Friday, September 14, 2012

Progress or Dystopia?

[Note:  I just decided to break this subject into multiple posts, but I am too lazy to change my intro.]

I have already characterized the notion of progress as the central component of an ideology that is strategically used to justify the modern social order. If we believe that “things may not be perfect, but it is better than anything else,” and “at least things are better than they were in the past,” how motivated are we going to be to rock the boat?

What I want to do now is really provide a detailed challenge to the idea of social progress. In fact, I would argue quite earnestly that what we have now is the worst of all possible worlds. I believe that we live in a dystopia, and that in many ways things were better in the past. I do not mean to romanticize or idealize the past. Certainly I do not think things have ever been perfect. However, I do believe that inequality and oppression have spiraling out of control, and there is some value in questioning the current social order.

Let’s start with health. One of the most common claims in the favor of modernity is that we have eradicated all sorts of diseases and extended the human lifespan. The former contention is misleading, and while the latter is true, it is uncritically reflected upon. Undoubtedly there are many diseases that we no longer have to worry about. No Polio. No Bubonic Plague. Yet, there are new diseases (e.g. AIDS), some of which have been directly caused by our cherished “medical advances” (e.g. MERSA). New diseases will continue to evolve and thwart human progress. Then, there are those diseases that are on the rise, some, once again, as a result of modernity (like Diabetes). Modernity creates as many problems as it solves.

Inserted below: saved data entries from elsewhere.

int fail(int code, const char *fmt, ...)
{
    va_list ap;
    va_start(ap, fmt);
    vsnprintf(g_err, sizeof g_err, fmt, ap);
// ... 28 lines not shown
        return fail(WOFDM_E_UNSUPPORTED, "n_taps=%d not in [1,%d]", c->n_taps, WOFDM_MAX_TAPS);
    if (c->cp < 0 || c->cs < 0 || c->tail_tx < 0 || c->tail_rx < 0 || (c->tail_rx & 1) ||
        c->prefix_rm < 0 || c->circ_shift < 0 || c->circ_shift >= N)
        return fail(WOFDM_E_INVALID, "negative length, odd tail_rx or circ_shift >= n_fft");
    if (c->cp > N || c->cs > N || c->tail_rx > N)
        return fail(WOFDM_E_INVALID, "cp, cs and tail_rx must not exceed n_fft");
    if (c->n_channels < 1 || c->n_snr < 1 || c->n_window_pairs < 1)
        return fail(WOFDM_E_INVALID, "n_channels, n_snr, n_window_pairs must be >= 1");
    g->N = N; g->k = c->bits_per_sc; g->S = c->syms_per_frame;
    g->mu = c->cp; g->rho = c->cs; g->beta = c->tail_tx; g->delta = c->tail_rx;
    g->gamma = c->prefix_rm; g->kappa = c->circ_shift; g->L = c->n_taps;
    g->P = N + g->mu + g->rho; g->B = g->P - g->beta; g->T = g->beta + g->S * g->B;
    g->NL = c->noise_before_truncate ? g->T + g->L - 1 : g->S * g->B;
    if (2 * g->beta > g->P) return fail(WOFDM_E_INVALID, "2*tail_tx exceeds the symbol length");
    if (g->B != N + g->delta + g->gamma)
        return fail(WOFDM_E_INVALID, "n_fft+cp+cs-tail_tx (%d) != n_fft+tail_rx+prefix_rm (%d)",
                    g->B, N + g->delta + g->gamma);
    if (g->mu + g->rho > wofdm_cpcs_max(N) || g->beta > 16 || g->delta > 64)
        return fail(WOFDM_E_UNSUPPORTED, "kernel limits: cp+cs <= %d, tail_tx <= 16, tail_rx <= 64",
                    wofdm_cpcs_max(N));
    if (g->B > 64 * wofdm_rb(N))
        return fail(WOFDM_E_UNSUPPORTED, "cp+cs-tail_tx=%d exceeds the 64 samples the kernel's "
                    "FIR tiling allows", g->B - N);
    const uint64_t cells = (uint64_t)c->n_channels * c->n_snr * c->n_window_pairs;
    if (cells >= (1u << 28)) return fail(WOFDM_E_UNSUPPORTED, "more than 2^28 cells");
    return WOFDM_OK;
}

}

struct wofdm_plan {
    int device = 0;
    wofdm_cfg cfg{};
    geom g{};
    uint32_t n_cells = 0;
    float *d_wtx = nullptr, *d_wrx = nullptr, *d_nlin = nullptr;
    float2 *d_h = nullptr;
    int *d_geo = nullptr;
    float2 *d_nscr = nullptr;
    uint64_t nscr_elems = 0;
    wofdm_kparams base{};
    wofdm_kernel_fn fn[4] = {nullptr, nullptr, nullptr, nullptr};
    int var = WOFDM_VAR_PLAIN;
    bool has_alloc = false, has_mask = false;
    bool force_direct_mask = false;
    bool fir_valu = false;
    bool dft_valu = false;
    int max_spw = 0;
    uint32_t *d_amask = nullptr;
    float2 *d_tmask = nullptr;
    float2 *d_tspec = nullptr;
    float *d_tspec4 = nullptr;
    unsigned *d_status = nullptr;
    uint4 *d_fira = nullptr;
    float firm_sx = 1.f, firm_sh = 1.f;
    uint4 *d_dftc = nullptr;
    float *d_rxs = nullptr;
#ifdef WOFDM_AUDIT
    uint32_t *audit = nullptr;
    uint32_t audit_items = 0;
#endif
    int occ = 1, cus = 1, layout = 1;
    hipEvent_t ev0 = nullptr, ev1 = nullptr;
};

namespace {

size_t wofdm_amask_words(int N)
{
    const size_t NQ = (size_t)N / 4;
    return N == 256 ? 2 * NQ + 256 : NQ + (NQ > 256 ? NQ : 256);
}

int configure(wofdm_plan *pl)
{
    const geom &g = pl->g;
    const bool fft_ok = g.N <= WOFDM_TXFFT_MAX_N && 3 * g.P - 2 <= WOFDM_TXFFT_LEN && !pl->force_direct_mask;
    const int var = pl->has_mask ? (fft_ok ? WOFDM_VAR_TXFFT : WOFDM_VAR_TXMASK)
                                 : (pl->has_alloc ? WOFDM_VAR_ALLOC : WOFDM_VAR_PLAIN);
    const bool masked = var == WOFDM_VAR_TXMASK || var == WOFDM_VAR_TXFFT;
    const bool firm = !pl->fir_valu;
    const bool mdft = !pl->dft_valu;
    int layout = masked ? wofdm_pick_layout_masked(g.N, g.B, firm) : wofdm_pick_layout(g.N, g.S, g.B, true, firm, mdft);
    if (var == WOFDM_VAR_TXFFT && g.N == 256 && layout == 9 && mdft && WOFDM_TXFFT_LEN == 1024) layout = 15;
    if (pl->max_spw > 0 && wofdm_layout_info(layout, g.N).spw > pl->max_spw)
        layout = (pl->max_spw == 1) ? 1 : wofdm_pick_layout(g.N, g.S, g.B, false);
#ifndef WOFDM_DEV_LDS_PAD
#define WOFDM_DEV_LDS_PAD 0
#endif
    const auto lds_of = [&](int lay) {
        return wofdm_lds_bytes(g.N, g.T, lay, g.S, g.B)
               + (var == WOFDM_VAR_TXMASK ? wofdm_txmask_lds_bytes(g.N) : 0u)
               + (var == WOFDM_VAR_TXFFT && lay != 15 ? wofdm_txfft_lds_bytes() : 0u) + (unsigned)(WOFDM_DEV_LDS_PAD);
    };
    if (!masked && layout != 1 && wofdm_layout_info(layout, g.N).fir == WOFDM_FIR_ONE && lds_of(layout) > 160u * 1024u
        && lds_of(1) <= 160u * 1024u)
        layout = 1;
    const unsigned lds = lds_of(layout);
    if (lds > 160u * 1024u)
        return fail(WOFDM_E_UNSUPPORTED, "frame needs %u bytes of LDS (160 KiB per workgroup)", lds);
    wofdm_kernel_fn fn[4];
    for (int m = 0; m < 4; ++m) {
        fn[m] = wofdm_select_kernel(g.N, g.k, layout, m, var);
        if (!fn[m])
            return fail(WOFDM_E_UNSUPPORTED, "no kernel for n_fft=%d bits_per_sc=%d variant %d%s", g.N, g.k,
                        var, masked ? " (the Tx mask needs n_fft <= 512)" : "");
// ... 53 lines not shown
        const double ang = M_PI * (double)(((long long)k * k) % (2LL * L)) / (double)L;
        c[(size_t)k] = cplx(std::cos(ang), std::sin(ang));
    }
    for (int k = 0; k < L; ++k) a[(size_t)k] = (double)mask[k] * c[(size_t)k];
    b[0] = std::conj(c[0]);
    for (int k = 1; k < L; ++k) b[(size_t)k] = b[Mb - (size_t)k] = std::conj(c[(size_t)k]);
    fft_pow2(a, -1);
    fft_pow2(b, -1);
    for (size_t i = 0; i < Mb; ++i) a[i] *= b[i];
    fft_pow2(a, +1);
    std::vector<cplx> g((size_t)L);
    for (int n = 0; n < L; ++n) g[(size_t)n] = a[(size_t)n] * c[(size_t)n] / ((double)Mb * (double)L);
    return g;
}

Well, what about that lengthened human lifespan, then? There are two parts to the counter-argument. First, medical advances have not eliminated the occurrence of early demise.  There are many opportunities offered by modernity for untimely, tragic (sometimes gory) death: advanced weaponry, automobiles (the number of deaths caused every year from car accidents should never be discounted), industrial accidents, and the type of alienation that results in suicide and mass-shootings, just to name a few. In fact, one could even argue that, to the extent that we have heightened the psychological discomfort surrounding certain kinds of death (especially as a long life becomes normalized), these untimely deaths are a greater source of suffering and loss than they were in the past.

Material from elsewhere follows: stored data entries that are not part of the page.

# haotiansun14/rl-rep

Measured on NVIDIA B200. Metric: agent updates/sec, higher is better.
Workload: dtype tf32

## Files before the change

include/rlrep_b200.h:

```cpp
#ifndef RLREP_B200_H_
#define RLREP_B200_H_

#include <stddef.h>
#include <stdint.h>

#ifdef __cplusplus
extern "C" {
#endif

#if defined(__GNUC__)
#define RLREP_EXPORT __attribute__((visibility("default")))
#else
#define RLREP_EXPORT
#endif

#define RLREP_ABI_VERSION 3

RLREP_EXPORT int rlrep_abi_version(void);
RLREP_EXPORT const char* rlrep_last_error(void);


enum { RLREP_ACT_NONE = 0, RLREP_ACT_ELU = 1, RLREP_ACT_RELU = 2, RLREP_ACT_TANH = 3, RLREP_ACT_SIN = 4 };
enum {
  RLREP_DACT_NONE = 0,
// ... 185 lines not shown
RLREP_EXPORT int rlrep_mulv_tensor_read(rlrep_mulv* h, int i, float* out_host);
RLREP_EXPORT int rlrep_mulv_tensor_write(rlrep_mulv* h, int i, const float* in_host);
RLREP_EXPORT int rlrep_mulv_sync_targets(rlrep_mulv* h);
RLREP_EXPORT int rlrep_mulv_update(rlrep_mulv* h, const unsigned char* img, const float* action, const float* reward,
                                   const float* discount, const unsigned char* next_img, const unsigned char* img_step1,
                                   const int* shifts, const float* eps_z, const float* eps_act, const float* noise,
                                   float stddev, float* metrics_host);
RLREP_EXPORT int rlrep_mulv_act_batch(rlrep_mulv* h, const unsigned char* obs, const float* eps_host, float stddev, int n,
                                      float* actions_host);
RLREP_EXPORT int rlrep_mulv_act(rlrep_mulv* h, const unsigned char* obs_host, const float* eps_host, float stddev,
                                float* action_host);
RLREP_EXPORT int rlrep_mulv_update_resident(rlrep_mulv* h, int n_steps, float stddev, float* total_ms);
RLREP_EXPORT int rlrep_mulv_profile_update(rlrep_mulv* h, float stddev, int max_entries, const char** names, float* ms,
                                           double* bytes, double* flops, int* n_entries);
RLREP_EXPORT int rlrep_mulv_last_launches(rlrep_mulv* h, int* launches);

typedef struct rlrep_ldiff rlrep_ldiff;
typedef struct rlrep_ldiff_config {
  int batch_size, action_dim, latent_dim, feature_dim, bn_dim, psi_hidden_dim, psi_hidden_depth, zeta_hidden_dim,
      zeta_hidden_depth, hidden_dim;
  double ae_lr, score_lr, actor_lr, critic_lr, weight_decay;
  float tau, kl_coef, ae_coef, stddev_clip;
  int precision;
} rlrep_ldiff_config;
typedef struct rlrep_ldiff_inputs {
  const unsigned char* frames;
  const unsigned char* next_frames;
  const int* shifts;
  const int* next_shifts;
  const float *action, *reward, *discount;
  const float* eps_post;
  const float *alphabar, *temb, *noise;
  const float* psi_masks;
  const float* zeta_masks;
  const float* eps_act;
  float stddev;
} rlrep_ldiff_inputs;
RLREP_EXPORT int rlrep_ldiff_create(const rlrep_ldiff_config* cfg, void* stream, rlrep_ldiff** out);
RLREP_EXPORT int rlrep_ldiff_destroy(rlrep_ldiff* h);
RLREP_EXPORT int rlrep_ldiff_num_tensors(rlrep_ldiff* h, int* n);
RLREP_EXPORT int rlrep_ldiff_tensor_info(rlrep_ldiff* h, int i, const char** name, float** ptr_dev, int* rows, int* cols);
RLREP_EXPORT int rlrep_ldiff_tensor_read(rlrep_ldiff* h, int i, float* out_host);
RLREP_EXPORT int rlrep_ldiff_tensor_write(rlrep_ldiff* h, int i, const float* in_host);
RLREP_EXPORT int rlrep_ldiff_sync_targets(rlrep_ldiff* h);
RLREP_EXPORT int rlrep_ldiff_update(rlrep_ldiff* h, const rlrep_ldiff_inputs* in, float* metrics_host);
RLREP_EXPORT int rlrep_ldiff_update_resident(rlrep_ldiff* h, int n_steps, float stddev, float* total_ms);
RLREP_EXPORT int rlrep_ldiff_profile_update(rlrep_ldiff* h, float stddev, int max_entries, const char** names, float* ms,
                                            double* bytes, double* flops, int* n_entries);
RLREP_EXPORT int rlrep_ldiff_last_launches(rlrep_ldiff* h, int* launches);

RLREP_EXPORT int rlrep_agent_act_batch(rlrep_agent* agent, const float* states_host, const float* eps_host, int rows,
                                       float* actions_host);
RLREP_EXPORT int rlrep_agent_last_launches(rlrep_agent* agent, int* launches);

#ifdef __cplusplus
}
#endif
#endif
```

rlrep_b200/_lib.py:

```python
from __future__ import annotations

import ctypes as C
from pathlib import Path

_HERE = Path(__file__).resolve().parent
LIB_PATH = _HERE / "librlrep_b200.so"


class RlrepError(RuntimeError):
    pass


class OptimState(C.Structure):
    _fields_ = [("steps", C.c_int), ("t_feature", C.c_longlong), ("t_critic", C.c_longlong), ("t_actor", C.c_longlong),
                ("t_alpha", C.c_longlong), ("log_alpha", C.c_double), ("log_alpha_m", C.c_double),
                ("log_alpha_v", C.c_double)]


class AgentConfig(C.Structure):
    _fields_ = [
        ("alg", C.c_int), ("state_dim", C.c_int), ("action_dim", C.c_int), ("batch_size", C.c_int),
        ("hidden_dim", C.c_int), ("feature_dim", C.c_int), ("actor_hidden_dim", C.c_int), ("feature_steps", C.c_int),
        ("lr_critic", C.c_double), ("lr_feature", C.c_double), ("lr_actor", C.c_double), ("lr_alpha", C.c_double),
        ("discount", C.c_float), ("tau", C.c_float), ("feature_tau", C.c_float), ("alpha", C.c_double),
# ... 91 lines not shown
                                     C.POINTER(C.c_double), C.POINTER(i)],
        "rlrep_gemm_set_debug_buffer": [vp],
        "rlrep_ldiff_create": [vp, vp, C.POINTER(vp)],
        "rlrep_ldiff_destroy": [vp],
        "rlrep_ldiff_num_tensors": [vp, C.POINTER(i)],
        "rlrep_ldiff_tensor_info": [vp, i, C.POINTER(C.c_char_p), C.POINTER(vp), C.POINTER(i), C.POINTER(i)],
        "rlrep_ldiff_tensor_read": [vp, i, vp],
        "rlrep_ldiff_tensor_write": [vp, i, vp],
        "rlrep_ldiff_sync_targets": [vp],
        "rlrep_ldiff_update": [vp, vp, vp],
        "rlrep_ldiff_update_resident": [vp, i, C.c_float, C.POINTER(C.c_float)],
        "rlrep_ldiff_profile_update": [vp, C.c_float, i, C.POINTER(C.c_char_p), C.POINTER(C.c_float),
                                       C.POINTER(C.c_double), C.POINTER(C.c_double), C.POINTER(i)],
        "rlrep_ldiff_last_launches": [vp, C.POINTER(i)],
        "rlrep_mulv_create": [vp, vp, C.POINTER(vp)],
        "rlrep_mulv_destroy": [vp],
        "rlrep_mulv_num_tensors": [vp, C.POINTER(i)],
        "rlrep_mulv_tensor_info": [vp, i, C.POINTER(C.c_char_p), C.POINTER(vp), C.POINTER(i), C.POINTER(i)],
        "rlrep_mulv_tensor_read": [vp, i, vp],
        "rlrep_mulv_tensor_write": [vp, i, vp],
        "rlrep_mulv_sync_targets": [vp],
        "rlrep_mulv_update": [vp, vp, vp, vp, vp, vp, vp, vp, vp, vp, vp, C.c_float, vp],
        "rlrep_mulv_last_launches": [vp, C.POINTER(i)],
        "rlrep_mulv_act": [vp, vp, vp, C.c_float, vp],
        "rlrep_mulv_act_batch": [vp, vp, vp, C.c_float, i, vp],
        "rlrep_mulv_update_resident": [vp, i, C.c_float, C.POINTER(C.c_float)],
        "rlrep_mulv_profile_update": [vp, C.c_float, i, C.POINTER(C.c_char_p), C.POINTER(C.c_float), C.POINTER(C.c_double),
                                      C.POINTER(C.c_double), C.POINTER(i)],
        "rlrep_comm_unique_id": [vp],
        "rlrep_comm_create": [vp, i, i, C.POINTER(vp)],
        "rlrep_comm_destroy": [vp],
        "rlrep_comm_info": [vp, C.POINTER(i), C.POINTER(i), C.POINTER(i), C.POINTER(C.c_longlong)],
        "rlrep_agent_create_sharded": [C.POINTER(AgentConfig), vp, vp, C.POINTER(vp)],
        "rlrep_agent_num_tensors": [vp, C.POINTER(i)],
        "rlrep_agent_tensor_info": [vp, i, C.POINTER(C.c_char_p), C.POINTER(vp), C.POINTER(i), C.POINTER(i)],
        "rlrep_agent_tensor_read": [vp, i, vp],
        "rlrep_agent_tensor_write": [vp, i, vp],
        "rlrep_agent_sync_targets": [vp],
        "rlrep_agent_get_log_alpha": [vp, C.POINTER(C.c_double)],
        "rlrep_agent_set_log_alpha": [vp, C.c_double],
        "rlrep_agent_get_steps": [vp, C.POINTER(i)],
        "rlrep_agent_get_optim_state": [vp, C.POINTER(OptimState)],
        "rlrep_agent_set_optim_state": [vp, C.POINTER(OptimState)],
        "rlrep_agent_train_counts": [vp, C.POINTER(i), C.POINTER(i), C.POINTER(i)],
        "rlrep_agent_train": [vp, vp, vp, i, vp, i, vp, i],
        "rlrep_agent_act": [vp, vp, vp, vp],
        "rlrep_pixring_create": [C.c_longlong, i, i, i, i, C.POINTER(vp)],
        "rlrep_pixring_destroy": [vp],
        "rlrep_pixring_write": [vp, C.c_longlong, i, vp, vp, C.c_float, C.c_float, i],
        "rlrep_pixring_flush": [vp],
        "rlrep_pixring_gather": [vp, vp, i, vp, C.c_float, vp, vp, vp, vp, vp, vp],
        "rlrep_agent_act_batch": [vp, vp, vp, i, vp],
        "rlrep_agent_last_launches": [vp, C.POINTER(i)],
        "rlrep_agent_train_resident": [vp, vp, vp, vp, i, C.POINTER(C.c_float)],
        "rlrep_agent_profile_train": [vp, vp, vp, vp, i, C.POINTER(C.c_char_p), C.POINTER(C.c_float),
                                      C.POINTER(C.c_double), C.POINTER(C.c_double), C.POINTER(i)],
    }
    lib.rlrep_agent_metric_name.argtypes = [vp, i]
    lib.rlrep_agent_metric_name.restype = C.c_char_p
    for name, argtypes in sigs.items():
        fn = getattr(lib, name)
        fn.argtypes = argtypes
        fn.restype = C.c_int
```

Second, one must question the nature of the extended portion of a typical lifespan. Do those extra years really bring extra joy and personal fulfillment? Having seen way too many old people with severe loss of mental functioning (and that is not to mention the physical decline!), I would say “no.” Coupling the extended lifespan with the atomization of social life engendered by modern social formations, we have created a whole segment of the population that feels unneeded and irrelevant, with no essential purpose to their lives, and with little ability to support themselves in a world with high costs of living and little social supports. Furthermore, even if medical treatments can keep people alive, they can do nothing to stop the inevitable deterioration of mind and body. The one grandparent of mine whose final years I did not find utterly depressing and pathetic was the one who died before he reached 80. Old age is not something that I desire; it is something I fear.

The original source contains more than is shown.